Requirement:
Reduce the material below to its lines containing "sobj".

Entries shown:
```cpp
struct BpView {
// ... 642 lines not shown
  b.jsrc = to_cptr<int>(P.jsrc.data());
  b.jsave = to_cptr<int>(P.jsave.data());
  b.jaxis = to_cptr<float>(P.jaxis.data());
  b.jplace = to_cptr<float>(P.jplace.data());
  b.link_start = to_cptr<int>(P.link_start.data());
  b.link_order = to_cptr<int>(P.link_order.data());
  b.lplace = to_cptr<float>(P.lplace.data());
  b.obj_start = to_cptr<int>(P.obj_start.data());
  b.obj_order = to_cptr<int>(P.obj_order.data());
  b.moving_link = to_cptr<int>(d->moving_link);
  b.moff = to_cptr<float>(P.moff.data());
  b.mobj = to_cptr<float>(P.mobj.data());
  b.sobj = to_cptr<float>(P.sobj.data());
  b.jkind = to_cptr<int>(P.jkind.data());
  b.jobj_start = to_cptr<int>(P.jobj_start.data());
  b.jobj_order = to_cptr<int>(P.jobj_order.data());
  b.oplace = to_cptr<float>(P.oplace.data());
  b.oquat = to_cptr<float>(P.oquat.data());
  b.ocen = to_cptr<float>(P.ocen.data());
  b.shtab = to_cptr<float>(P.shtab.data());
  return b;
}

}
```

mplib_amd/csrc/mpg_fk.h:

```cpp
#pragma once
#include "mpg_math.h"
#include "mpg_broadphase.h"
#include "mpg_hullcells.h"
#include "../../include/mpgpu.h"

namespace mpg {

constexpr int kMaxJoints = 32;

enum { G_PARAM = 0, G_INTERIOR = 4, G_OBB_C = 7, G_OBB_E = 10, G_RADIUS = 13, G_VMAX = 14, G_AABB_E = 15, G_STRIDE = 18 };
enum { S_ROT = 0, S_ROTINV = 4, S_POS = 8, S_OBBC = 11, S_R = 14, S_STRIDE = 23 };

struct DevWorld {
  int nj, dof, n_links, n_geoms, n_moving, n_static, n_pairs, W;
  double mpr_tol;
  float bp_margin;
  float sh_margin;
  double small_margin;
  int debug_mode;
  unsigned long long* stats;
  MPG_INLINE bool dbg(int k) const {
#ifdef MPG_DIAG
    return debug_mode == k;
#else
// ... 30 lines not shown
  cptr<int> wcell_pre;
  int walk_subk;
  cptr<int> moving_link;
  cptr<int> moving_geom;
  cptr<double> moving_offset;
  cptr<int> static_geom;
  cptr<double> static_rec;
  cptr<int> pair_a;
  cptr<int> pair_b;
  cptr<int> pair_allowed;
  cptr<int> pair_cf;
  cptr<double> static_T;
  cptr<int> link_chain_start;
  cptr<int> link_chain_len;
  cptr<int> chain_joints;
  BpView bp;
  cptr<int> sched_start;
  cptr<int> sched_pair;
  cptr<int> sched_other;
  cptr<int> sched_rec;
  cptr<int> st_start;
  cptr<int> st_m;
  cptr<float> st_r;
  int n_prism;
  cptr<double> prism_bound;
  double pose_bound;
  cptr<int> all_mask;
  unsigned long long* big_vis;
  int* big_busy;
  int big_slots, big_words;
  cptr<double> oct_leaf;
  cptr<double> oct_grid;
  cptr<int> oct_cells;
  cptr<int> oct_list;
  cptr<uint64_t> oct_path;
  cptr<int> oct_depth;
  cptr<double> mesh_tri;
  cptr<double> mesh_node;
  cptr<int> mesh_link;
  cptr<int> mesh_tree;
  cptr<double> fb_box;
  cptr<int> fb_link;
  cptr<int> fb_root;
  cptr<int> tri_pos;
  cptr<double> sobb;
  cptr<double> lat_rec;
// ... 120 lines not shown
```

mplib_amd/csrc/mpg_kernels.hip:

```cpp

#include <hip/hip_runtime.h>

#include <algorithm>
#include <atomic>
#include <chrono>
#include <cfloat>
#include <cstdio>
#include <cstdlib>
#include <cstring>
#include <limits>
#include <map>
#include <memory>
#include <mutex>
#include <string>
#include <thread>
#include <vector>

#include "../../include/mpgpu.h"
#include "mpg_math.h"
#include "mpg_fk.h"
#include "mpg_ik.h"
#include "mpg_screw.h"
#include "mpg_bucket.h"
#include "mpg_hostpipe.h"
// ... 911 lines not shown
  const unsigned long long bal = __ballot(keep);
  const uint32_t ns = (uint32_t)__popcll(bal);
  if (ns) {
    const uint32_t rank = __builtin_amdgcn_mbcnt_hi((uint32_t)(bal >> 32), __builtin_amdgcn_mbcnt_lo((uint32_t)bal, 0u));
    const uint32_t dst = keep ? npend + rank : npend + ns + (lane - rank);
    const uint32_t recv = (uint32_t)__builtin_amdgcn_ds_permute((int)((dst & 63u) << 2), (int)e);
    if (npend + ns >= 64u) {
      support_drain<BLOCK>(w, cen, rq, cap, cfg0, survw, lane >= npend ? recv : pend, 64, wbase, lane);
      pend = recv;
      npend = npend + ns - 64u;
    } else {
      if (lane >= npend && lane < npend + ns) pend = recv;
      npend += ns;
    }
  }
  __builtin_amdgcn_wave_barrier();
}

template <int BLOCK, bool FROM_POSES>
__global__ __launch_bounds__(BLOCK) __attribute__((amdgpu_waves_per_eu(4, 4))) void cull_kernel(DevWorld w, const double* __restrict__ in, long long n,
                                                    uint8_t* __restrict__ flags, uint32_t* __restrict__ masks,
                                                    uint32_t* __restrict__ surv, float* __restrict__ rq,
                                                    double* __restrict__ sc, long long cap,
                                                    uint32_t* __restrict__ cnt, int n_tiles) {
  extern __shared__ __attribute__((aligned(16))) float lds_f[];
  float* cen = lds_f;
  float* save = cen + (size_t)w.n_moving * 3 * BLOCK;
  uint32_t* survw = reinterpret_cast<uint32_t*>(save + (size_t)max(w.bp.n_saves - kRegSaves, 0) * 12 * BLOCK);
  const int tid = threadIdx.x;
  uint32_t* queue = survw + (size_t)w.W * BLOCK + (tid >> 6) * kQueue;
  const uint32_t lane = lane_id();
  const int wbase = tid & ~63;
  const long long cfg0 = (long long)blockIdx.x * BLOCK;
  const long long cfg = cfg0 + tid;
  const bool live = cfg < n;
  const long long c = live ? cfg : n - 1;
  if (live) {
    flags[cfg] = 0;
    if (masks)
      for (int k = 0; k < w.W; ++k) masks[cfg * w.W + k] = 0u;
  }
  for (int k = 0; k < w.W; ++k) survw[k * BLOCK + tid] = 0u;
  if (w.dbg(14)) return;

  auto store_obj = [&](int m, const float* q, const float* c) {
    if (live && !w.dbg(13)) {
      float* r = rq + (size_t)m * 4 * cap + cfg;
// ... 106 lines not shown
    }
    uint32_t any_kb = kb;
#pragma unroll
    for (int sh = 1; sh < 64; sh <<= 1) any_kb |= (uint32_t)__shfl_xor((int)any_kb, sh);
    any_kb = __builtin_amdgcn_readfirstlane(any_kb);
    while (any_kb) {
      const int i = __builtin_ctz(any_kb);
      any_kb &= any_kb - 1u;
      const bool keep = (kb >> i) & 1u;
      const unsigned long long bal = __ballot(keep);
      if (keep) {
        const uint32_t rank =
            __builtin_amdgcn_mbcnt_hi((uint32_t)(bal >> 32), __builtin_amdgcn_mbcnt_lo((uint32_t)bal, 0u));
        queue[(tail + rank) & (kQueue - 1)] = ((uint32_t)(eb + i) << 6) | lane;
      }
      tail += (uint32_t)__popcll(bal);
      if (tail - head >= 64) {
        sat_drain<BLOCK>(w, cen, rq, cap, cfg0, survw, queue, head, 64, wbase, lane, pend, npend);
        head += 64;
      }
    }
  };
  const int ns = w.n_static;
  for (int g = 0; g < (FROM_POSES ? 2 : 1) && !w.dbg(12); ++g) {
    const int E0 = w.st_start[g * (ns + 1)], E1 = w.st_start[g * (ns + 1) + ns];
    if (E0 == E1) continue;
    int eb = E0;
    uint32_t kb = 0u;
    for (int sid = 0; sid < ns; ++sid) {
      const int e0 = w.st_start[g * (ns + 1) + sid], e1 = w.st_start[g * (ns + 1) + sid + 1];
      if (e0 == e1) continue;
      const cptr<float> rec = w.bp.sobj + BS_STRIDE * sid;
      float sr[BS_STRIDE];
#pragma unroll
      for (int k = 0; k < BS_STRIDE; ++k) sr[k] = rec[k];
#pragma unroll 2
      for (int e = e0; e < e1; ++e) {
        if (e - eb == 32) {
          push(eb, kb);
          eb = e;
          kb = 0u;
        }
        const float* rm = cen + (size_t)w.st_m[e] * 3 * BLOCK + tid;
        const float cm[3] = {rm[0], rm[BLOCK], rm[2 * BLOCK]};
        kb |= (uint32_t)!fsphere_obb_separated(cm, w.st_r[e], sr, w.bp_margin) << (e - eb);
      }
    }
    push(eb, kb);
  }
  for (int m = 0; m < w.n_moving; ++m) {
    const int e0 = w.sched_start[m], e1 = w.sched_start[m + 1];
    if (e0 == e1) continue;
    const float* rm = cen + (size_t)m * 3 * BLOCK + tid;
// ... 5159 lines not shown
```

==

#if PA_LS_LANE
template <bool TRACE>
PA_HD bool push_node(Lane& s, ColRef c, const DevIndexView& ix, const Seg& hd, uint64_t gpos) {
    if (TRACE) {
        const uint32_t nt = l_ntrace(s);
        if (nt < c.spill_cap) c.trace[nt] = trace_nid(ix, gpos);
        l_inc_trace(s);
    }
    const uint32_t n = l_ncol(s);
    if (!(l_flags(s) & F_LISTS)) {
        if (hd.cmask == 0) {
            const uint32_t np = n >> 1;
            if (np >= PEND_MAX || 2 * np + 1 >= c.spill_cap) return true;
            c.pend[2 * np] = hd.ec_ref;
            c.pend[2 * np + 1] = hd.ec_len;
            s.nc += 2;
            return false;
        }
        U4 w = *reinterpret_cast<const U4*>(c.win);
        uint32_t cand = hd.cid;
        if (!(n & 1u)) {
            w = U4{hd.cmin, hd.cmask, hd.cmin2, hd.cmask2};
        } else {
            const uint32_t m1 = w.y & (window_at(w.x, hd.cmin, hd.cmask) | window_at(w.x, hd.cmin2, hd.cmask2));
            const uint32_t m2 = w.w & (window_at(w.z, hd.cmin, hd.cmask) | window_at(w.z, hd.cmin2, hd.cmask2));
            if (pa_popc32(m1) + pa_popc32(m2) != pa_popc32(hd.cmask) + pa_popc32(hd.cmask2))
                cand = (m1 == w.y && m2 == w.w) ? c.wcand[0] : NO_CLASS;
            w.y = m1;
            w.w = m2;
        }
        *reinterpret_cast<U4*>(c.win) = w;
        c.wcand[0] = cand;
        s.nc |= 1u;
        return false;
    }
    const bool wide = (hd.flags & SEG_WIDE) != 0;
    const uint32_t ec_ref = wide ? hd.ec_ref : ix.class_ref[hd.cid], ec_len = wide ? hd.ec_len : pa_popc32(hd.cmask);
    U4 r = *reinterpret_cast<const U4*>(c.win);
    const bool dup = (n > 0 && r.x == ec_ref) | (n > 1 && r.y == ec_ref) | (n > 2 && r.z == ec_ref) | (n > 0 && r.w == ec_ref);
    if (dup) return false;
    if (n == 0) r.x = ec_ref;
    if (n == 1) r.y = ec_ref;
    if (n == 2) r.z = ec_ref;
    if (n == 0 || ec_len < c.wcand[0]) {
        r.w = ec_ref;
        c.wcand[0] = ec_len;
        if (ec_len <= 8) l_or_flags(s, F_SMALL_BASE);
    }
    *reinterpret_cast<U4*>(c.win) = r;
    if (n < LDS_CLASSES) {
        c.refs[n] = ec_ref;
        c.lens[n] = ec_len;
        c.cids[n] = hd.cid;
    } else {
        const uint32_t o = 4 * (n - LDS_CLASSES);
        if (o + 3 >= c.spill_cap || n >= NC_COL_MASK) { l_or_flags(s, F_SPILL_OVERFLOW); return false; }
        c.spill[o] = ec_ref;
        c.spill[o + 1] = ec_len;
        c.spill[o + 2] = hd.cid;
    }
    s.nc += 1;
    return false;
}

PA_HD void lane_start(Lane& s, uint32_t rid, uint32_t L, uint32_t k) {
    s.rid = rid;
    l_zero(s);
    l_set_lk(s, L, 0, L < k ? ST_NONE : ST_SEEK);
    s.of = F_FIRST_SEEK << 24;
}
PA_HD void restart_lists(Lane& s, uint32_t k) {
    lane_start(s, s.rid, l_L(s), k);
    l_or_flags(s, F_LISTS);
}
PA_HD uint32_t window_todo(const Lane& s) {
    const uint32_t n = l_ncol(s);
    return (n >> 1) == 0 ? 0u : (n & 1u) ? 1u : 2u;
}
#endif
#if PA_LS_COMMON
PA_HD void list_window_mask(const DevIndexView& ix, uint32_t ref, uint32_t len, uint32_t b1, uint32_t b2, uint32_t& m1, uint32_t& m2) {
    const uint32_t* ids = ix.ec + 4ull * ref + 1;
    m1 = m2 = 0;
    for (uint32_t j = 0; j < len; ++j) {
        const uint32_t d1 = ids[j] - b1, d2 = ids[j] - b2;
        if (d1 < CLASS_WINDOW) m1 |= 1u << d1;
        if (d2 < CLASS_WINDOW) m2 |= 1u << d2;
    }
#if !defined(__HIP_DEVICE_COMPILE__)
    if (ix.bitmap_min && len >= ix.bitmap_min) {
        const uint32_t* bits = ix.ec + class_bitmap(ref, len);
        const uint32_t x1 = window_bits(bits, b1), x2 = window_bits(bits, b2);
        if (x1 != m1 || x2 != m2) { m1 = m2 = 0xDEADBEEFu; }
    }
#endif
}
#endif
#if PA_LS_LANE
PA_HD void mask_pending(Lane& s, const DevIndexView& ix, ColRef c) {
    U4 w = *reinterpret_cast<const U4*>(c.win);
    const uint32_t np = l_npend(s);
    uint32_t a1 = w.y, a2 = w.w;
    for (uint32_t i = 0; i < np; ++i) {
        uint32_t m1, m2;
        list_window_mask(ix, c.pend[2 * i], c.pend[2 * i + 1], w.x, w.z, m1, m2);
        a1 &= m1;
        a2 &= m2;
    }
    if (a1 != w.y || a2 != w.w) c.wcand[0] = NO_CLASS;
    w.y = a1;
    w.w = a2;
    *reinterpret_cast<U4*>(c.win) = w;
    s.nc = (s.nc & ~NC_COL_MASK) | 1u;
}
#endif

Response to this exercise:
  b.sobj = to_cptr<float>(P.sobj.data());
      const cptr<float> rec = w.bp.sobj + BS_STRIDE * sid;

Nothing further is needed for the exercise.